» What to work on
If a line in the following entries holds the string "must", include it in the tally. State the total and nothing further.
----------------------------------------
class EdgePlan(object):

    def __init__(self, n_items, edges, row_lo=0, row_hi=None):
        lib = _lib.load()
        device = util.require_cuda_device(edges.device)
        if edges.dtype != torch.int64 or edges.dim() != 2 or edges.shape[1] != 2:
            raise ValueError("edges must be an int64 tensor of shape (p, 2)")
        self.device = device
        self.n = int(n_items)
        self.p = int(edges.shape[0])
        self.edges = edges.contiguous()
        self.row_lo = int(row_lo)
        self.row_hi = self.n if row_hi is None else int(row_hi)
        handle = ctypes.c_void_p()
        with torch.cuda.device(device):
            rc = lib.mde_plan_create(self.n, self.p, _lib.ptr(self.edges), self.row_lo, self.row_hi,
                                     _lib.stream_ptr(device), ctypes.byref(handle))
        if rc == _lib.MDE_E_SELF_EDGE:
            offending = torch.where(self.edges[:, 0] == self.edges[:, 1])[0]
            raise ValueError(
                "The edge list must not contain self edges; the "
                "following rows were found to be self edges: ", offending.cpu().numpy())
        if rc == _lib.MDE_E_RANGE:
            raise ValueError("edges reference items outside [0, n_items): " + _lib.last_error())
        _lib.check(rc)
        self._handle = handle
        self.half_edges = int(lib.mde_plan_half_edges(handle))

    @property
    def handle(self):
        return self._handle

    @property
    def is_full(self):
        return self.row_lo == 0 and self.row_hi == self.n

    def expand(self, per_edge, layout=0):
        lib = _lib.load()
        t = per_edge.detach().to(device=self.device, dtype=torch.float32).contiguous().reshape(-1)
        if t.numel() != self.p:
            raise ValueError(
                "distortion function has %d parameters but the problem has %d edges"
                % (t.numel(), self.p))
        size = int(lib.mde_plan_layout_half_edges(self._handle, int(layout)))
        out = torch.empty(max(size, 1), dtype=torch.float32, device=self.device)
        with torch.cuda.device(self.device):
            _lib.check(lib.mde_plan_expand_layout(self._handle, int(layout), _lib.ptr(t),
                                                  _lib.ptr(out), _lib.stream_ptr(self.device)))
        return out

    def expand_codebook(self, per_edge):
        lib = _lib.load()
        t = per_edge.detach().to(device=self.device, dtype=torch.float32).contiguous().reshape(-1)
        if t.numel() != self.p:
            return None
        size = int(lib.mde_plan_layout_half_edges(self._handle, 1))
        out = torch.empty(max(size, 1), dtype=torch.float32, device=self.device)
        nv = ctypes.c_int32(0)
        with torch.cuda.device(self.device):
            _lib.check(lib.mde_plan_expand_codebook(self._handle, _lib.ptr(t), _lib.ptr(out),
                                                    ctypes.byref(nv), _lib.stream_ptr(self.device)))
        return out if nv.value > 0 else None

    def expand_bytes(self, per_edge):
        lib = _lib.load()
        t = per_edge.detach().to(device=self.device, dtype=torch.float32).contiguous().reshape(-1)
        if t.numel() != self.p:
            return None
        size = int(lib.mde_plan_layout_half_edges(self._handle, 1))
        out = torch.empty(max(size, 1), dtype=torch.float32, device=self.device)
        nv = ctypes.c_int32(0)
        with torch.cuda.device(self.device):
            _lib.check(lib.mde_plan_expand_bytes(self._handle, _lib.ptr(t), _lib.ptr(out),
                                                 ctypes.byref(nv), _lib.stream_ptr(self.device)))
        return out if nv.value > 0 else None

    def ring_info(self):
        lib = _lib.load()
        info = (ctypes.c_int64 * 16)()
        _lib.check(lib.mde_plan_ring_info(self._handle, info))
        names = ("built", "d", "rows_per_block", "row_blocks", "col_groups", "chunks", "ring_slots", "iterations",
                 "ring_half_edges", "padded_entries", "permuted", "hub_rows", "hub_half_edges", "hub_segments")
        out = {k: int(info[i]) for i, k in enumerate(names)}
        out["built"], out["permuted"] = bool(out["built"]), bool(out["permuted"])
        return out

    def ring_check(self):
        lib = _lib.load()
        out = (ctypes.c_int64 * 3)()
        with torch.cuda.device(self.device):
            _lib.check(lib.mde_plan_ring_check(self._handle, out, _lib.stream_ptr(self.device)))
        return {"split": int(out[0]), "shared": int(out[1]), "pairs": int(out[2])}

    def row_order(self, mode=1):
        lib = _lib.load()
        info = (ctypes.c_double * 4)()
        with torch.cuda.device(self.device):
            _lib.check(lib.mde_plan_row_order(self._handle, int(mode), _lib.stream_ptr(self.device), info))
        return {"in_use": bool(info[0]), "mean_distance_before": float(info[1]),
                "mean_distance_after": float(info[2]), "levels": int(info[3])}

    def csr(self):
        lib = _lib.load()
        nloc = self.row_hi - self.row_lo
        rowptr = torch.empty(nloc + 1, dtype=torch.int32, device=self.device)
        nbr = torch.empty(max(self.half_edges, 1), dtype=torch.int32, device=self.device)
        eid = torch.empty(max(self.half_edges, 1), dtype=torch.int32, device=self.device)
        with torch.cuda.device(self.device):
            _lib.check(lib.mde_plan_export(self._handle, _lib.ptr(rowptr), _lib.ptr(nbr),
                                           _lib.ptr(eid), _lib.stream_ptr(self.device)))
        return rowptr, nbr[:self.half_edges], eid[:self.half_edges]

    def __del__(self):
        h = getattr(self, "_handle", None)
        if h is not None and h.value:
            try:
                _lib.load().mde_plan_destroy(h)
            except Exception:
                pass
            self._handle = None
----------------------------------------
» Response
2